Server memory budget: MemoryTracking in use, query headroom, and OS reserve above the max_server_memory_usage cap A memory bar over 128 GiB of RAM. Teal to 78 GiB is in use per MemoryTracking; muted from 78 to 115 GiB is query headroom drawn by per-query max_memory_usage; pink from 115 to 128 GiB is OS reserve above the max_server_memory_usage cap. Markers show current MemoryTracking at 78 GiB and the cap at 115 GiB. Server memory budget · OS RAM = 128 GiB in use query headroom MemoryTracking = 78 GiB max_server_memory_usage = 115 GiB in use — system.metrics MemoryTracking headroom — per-query max_memory_usage draws here OS reserve — kept above the server cap for page cache and the kernel

Step 1 — Read the live memory gauge

MemoryTracking is the server’s own accounting of every allocation it controls. It is the single most important pressure signal.

sql
SELECT
    metric,
    formatReadableSize(value) AS readable,
    value
FROM system.metrics
WHERE metric IN (
    'MemoryTracking',                              -- total server-tracked bytes
    'Query',                                        -- queries running right now
    'BackgroundMergesAndMutationsPoolTask',         -- active merges + mutations
    'BackgroundFetchesPoolTask'                     -- active replica fetches
);

Expected output on a busy but healthy node:

text
┌─metric────────────────────────────────┬─readable──┬───────value─┐
│ MemoryTracking                        │ 78.00 GiB │ 83751862272 │
│ Query                                 │ 42.00 B   │          42 │
│ BackgroundMergesAndMutationsPoolTask  │ 11.00 B   │          11 │
│ BackgroundFetchesPoolTask             │ 3.00 B    │           3 │
└───────────────────────────────────────┴───────────┴─────────────┘

Query and the two background counters are the why behind MemoryTracking: a memory climb driven by a spike in Query is user load, while a climb with flat Query but rising BackgroundMergesAndMutationsPoolTask is merge pressure — often a symptom of the part-count problems tracked in part & merge health monitoring.

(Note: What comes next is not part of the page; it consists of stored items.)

class PointTransformerV3(nn.Module):
    def __init__(self, in_channels=6, order=ORDERS, stride=(2, 2, 2, 2), enc_depths=(2, 2, 2, 6, 2),
                 enc_channels=(32, 64, 128, 256, 512), enc_num_head=(2, 4, 8, 16, 32),
                 enc_patch_size=(48, 48, 48, 48, 48), dec_depths=(2, 2, 2, 2), dec_channels=(64, 64, 128, 256),
                 dec_num_head=(4, 4, 8, 16), dec_patch_size=(48, 48, 48, 48), mlp_ratio=4, turn_off_bn=False,
                 shuffle_orders=True, embedding_type="MLP", drop_path=0.3, enable_flash=False):
        super().__init__()
        if turn_off_bn:
            raise NotImplementedError("turn_off_bn=True is not on the SplatFormer path (ptv3_base.gin:30)")
        if embedding_type != "MLP":
            raise NotImplementedError("only embedding_type='MLP' (ptv3_base.gin:32) is on the path")
        self.num_stages = len(enc_depths)
        self.order = [order] if isinstance(order, str) else list(order)
        self.shuffle_orders = shuffle_orders
        self.enc_channels, self.dec_channels = list(enc_channels), list(dec_channels)
        assert self.num_stages == len(stride) + 1 == len(enc_channels) == len(enc_num_head)
        bn_layer = lambda c: nn.BatchNorm1d(c, eps=1e-3, momentum=0.01)
        self.embedding = PointSequential(nn.Linear(in_channels, enc_channels[0]), bn_layer(enc_channels[0]),
                                         nn.GELU())
        self.enc = _Container()
        for s in range(self.num_stages):
            enc = _Container()
            if s > 0:
                enc.add(SerializedPooling(enc_channels[s - 1], enc_channels[s], stride[s - 1], bn_layer, nn.GELU),
                        "down")
            for i in range(enc_depths[s]):
                enc.add(Block(enc_channels[s], enc_num_head[s], enc_patch_size[s], mlp_ratio, i % len(self.order),
                              f"stage{s}", enable_flash), f"block{i}")
            self.enc.add(enc, f"enc{s}")
        enc_dp = torch.linspace(0, drop_path, sum(enc_depths)).tolist()
        for s in range(self.num_stages):
            stage = getattr(self.enc, f"enc{s}")
            for i in range(enc_depths[s]):
                getattr(stage, f"block{i}").drop_prob = enc_dp[sum(enc_depths[:s]) + i]
        self.dec = _Container()
        dch = list(dec_channels) + [enc_channels[-1]]
        for s in reversed(range(self.num_stages - 1)):
            dec = _Container()
            dec.add(SerializedUnpooling(dch[s + 1], enc_channels[s], dch[s], bn_layer, nn.GELU), "up")
            for i in range(dec_depths[s]):
                dec.add(Block(dch[s], dec_num_head[s], dec_patch_size[s], mlp_ratio, i % len(self.order),
                              f"stage{s}", enable_flash), f"block{i}")
            self.dec.add(dec, f"dec{s}")
        dec_dp = torch.linspace(0, drop_path, sum(dec_depths)).tolist()
        for s in range(self.num_stages - 1):
            sl = dec_dp[sum(dec_depths[:s]):sum(dec_depths[:s + 1])][::-1]
            stage = getattr(self.dec, f"dec{s}")
            for i in range(dec_depths[s]):
                getattr(stage, f"block{i}").drop_prob = sl[i]
        self.last_perms: List[List[int]] = []

    def _draw_perm(self, perms_override, k):
        if perms_override is not None:
            p = list(perms_override[k])
        elif self.shuffle_orders:
            p = torch.randperm(len(self.order)).tolist()
        else:
            p = list(range(len(self.order)))
        self.last_perms.append(p)
        return p

    def stage_needs_pairs(self, s: int, n: Optional[int] = None) -> bool:
        chans = [self.enc_channels[s]] + ([self.dec_channels[s]] if s < len(self.dec_channels) else [])
        return not all(ops.subm_fused_ok(c, n) for c in chans)

    def prepare(self, data_dict, perms: Optional[List[Sequence[int]]] = None, pairs: bool = True,
                reorder: bool = False, centre_pairs: bool = False) -> Point:
        feat = data_dict["feat"]
        _lib.require_gpu(feat)
        dev = feat.device
        offset = data_dict["offset"]
        offset = offset.tolist() if isinstance(offset, Tensor) else list(offset)
        grid = data_dict["grid_coord"]
        grid = grid if grid.dtype == torch.int32 else grid.int()
        grid = grid.contiguous()
        n = feat.shape[0]
        B = len(offset)
        batch = None
        if B > 1:
            batch = torch.empty(n, device=dev, dtype=torch.int32)
            offs = torch.tensor(offset, dtype=torch.int64, device=dev)
            _lib.call("sfx_offsets_to_batch", n, B, offs.data_ptr(), batch.data_ptr(), _lib.stream())
        nbr = None if (reorder or not NBR_EARLY) else ops.subm_neighbors(grid, batch, with_pairs=pairs,
                                                                          centre=centre_pairs)
        d = data_dict.get("serialized_depth")
        if isinstance(d, _lib.HostRead):
            depth = int(d.get()[0]).bit_length()
        else:
            depth = int(d) if d is not None else int(grid.max().item()).bit_length()
        assert depth * 3 + len(offset).bit_length() <= 63 and depth <= 16
        code_bits = 3 * depth + max(0, (B - 1).bit_length())
        self.last_perms = []
        codes, order, inverse = ops.serialize(grid, batch, depth, code_bits, self.order)
        p0 = self._draw_perm(perms, 0)
        coord = data_dict["coord"].float().contiguous()
        perm = None
        if reorder and batch is None:
            perm = order[0]
            codes, order, inverse, grid, coord = ops.serialize_permute(codes, order, inverse, grid, coord)
        point = Point(coord=coord, grid_coord=grid, offset=offset, codes_phys=codes,
                      order_phys=order, inverse_phys=inverse, order_type=p0, serialized_depth=depth,
                      code_bits=code_bits)
        if perm is not None:
            point.perm = perm
        if batch is not None:
            point.batch = batch
        point.nbr = nbr if nbr is not None else ops.subm_neighbors(grid, batch, with_pairs=pairs, centre=centre_pairs)
        return point

    @torch.no_grad()
    def forward(self, data_dict, perms: Optional[List[Sequence[int]]] = None, out: Optional[Tensor] = None,
                reorder: bool = False) -> Point:
        feat = data_dict["feat"]
        _lib.require_gpu(feat)
        emb, bnm = self.embedding[0], self.embedding[1]
        sc, sh = bn_affine(bnm)
        if ops.point_embed_ok(feat, emb.weight):
            emb_feat = ops.point_embed(feat, emb.weight, emb.bias, sc, sh)
        else:
            emb_feat = ops.linear(feat, emb.weight, emb.bias, scale=sc, shift=sh, act=ops.ACT_GELU)
        cp = ops.SUBM_CENTRE_PAIRS
        point = self.prepare(data_dict, perms, pairs=self.stage_needs_pairs(0, feat.shape[0]), reorder=reorder,
                             centre_pairs=cp)
        perm = point.get("perm")
        point.feat = emb_feat if perm is None else ops.move_rows(emb_feat, perm)
        final_out = out
        if perm is not None:
            out = None
        pools = [getattr(self.enc, f"enc{s}").down for s in range(1, self.num_stages)]
        shifts, depth, cum = [], point.serialized_depth, 0
        for mod in pools:
            pd = mod.pooling_depth(depth)
            depth, cum = depth - pd, cum + pd
            shifts.append(3 * cum)
        counts_rd = ops.pool_counts_begin(point.codes_phys, point.order_phys, shifts) if POOL_COUNTS_UPFRONT else None
        self.check_deferred(wait=True)
        self._forward_id = self.__dict__.get("_forward_id", 0) + 1
        deferred: list = []
        k = 1
        for s in range(self.num_stages):
            stage = getattr(self.enc, f"enc{s}")
            for name, mod in stage.named_children():
                if name == "down":
                    m = counts_rd.get()[k - 1] if counts_rd is not None else None
                    point = mod.run(point, self._draw_perm(perms, k), m=m, deferred=deferred,
                                    pairs=self.stage_needs_pairs(s, m), centre=cp)
                    k += 1
                else:
                    point = mod.run(point)
        dec_names = [f"dec{s}" for s in reversed(range(self.num_stages - 1))]
        for di, dn in enumerate(dec_names):
            stage = getattr(self.dec, dn)
            children = list(stage.named_children())
            for ci, (name, mod) in enumerate(children):
                if name == "up":
                    point = mod.run(point)
                else:
                    conv_in = point.pop("stale_conv_feat", None)
                    last = di == len(dec_names) - 1 and ci == len(children) - 1
                    point = mod.run(point, conv_in=conv_in, out=out if last else None)
        fid = self._forward_id
        self._deferred = self.__dict__.get("_deferred", []) + [(rd, m, fid, i + 1) for i, (rd, m) in
                                                                enumerate(deferred)]
        self.check_deferred(wait=False)
        if perm is not None and final_out is not None:
            ops.move_rows(point.feat, perm, dst=final_out, scatter=True)
        return point

    def check_deferred(self, wait: bool = True) -> None:
        pending, errors = [], []
        for rd, m, fid, k in self.__dict__.get("_deferred", []):
            if not (wait or rd.ready()):
                pending.append((rd, m, fid, k))
                continue
            try:
                ops.check_pool_runs(rd.get(), m)
            except RuntimeError as e:
                errors.append(f"forward {fid}, pooling {k}: {e}")
        self._deferred = pending
        if errors:
            raise RuntimeError("; ".join(errors))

Step 2 — Read the ceiling and compute utilization

max_server_memory_usage is the ceiling MemoryTracking is racing toward. Read it live and compute the ratio in one query.

sql
SELECT
    (SELECT value FROM system.metrics WHERE metric = 'MemoryTracking') AS tracked,
    (SELECT toUInt64(value) FROM system.asynchronous_metrics
       WHERE metric = 'CGroupMemoryTotal') AS cgroup_total,
    (SELECT toUInt64(value) FROM system.settings WHERE name = 'max_server_memory_usage') AS server_cap,
    round(100 * tracked / nullIf(server_cap, 0), 1) AS pct_of_cap;

When max_server_memory_usage is 0 it is derived from the ratio setting max_server_memory_usage_to_ram_ratio (default 0.9) against physical or cgroup RAM, so fall back to 0.9 * cgroup_total for the effective ceiling. pct_of_cap is the number your alerts key on: sustained above ~85% means new large queries will start failing with MEMORY_LIMIT_EXCEEDED.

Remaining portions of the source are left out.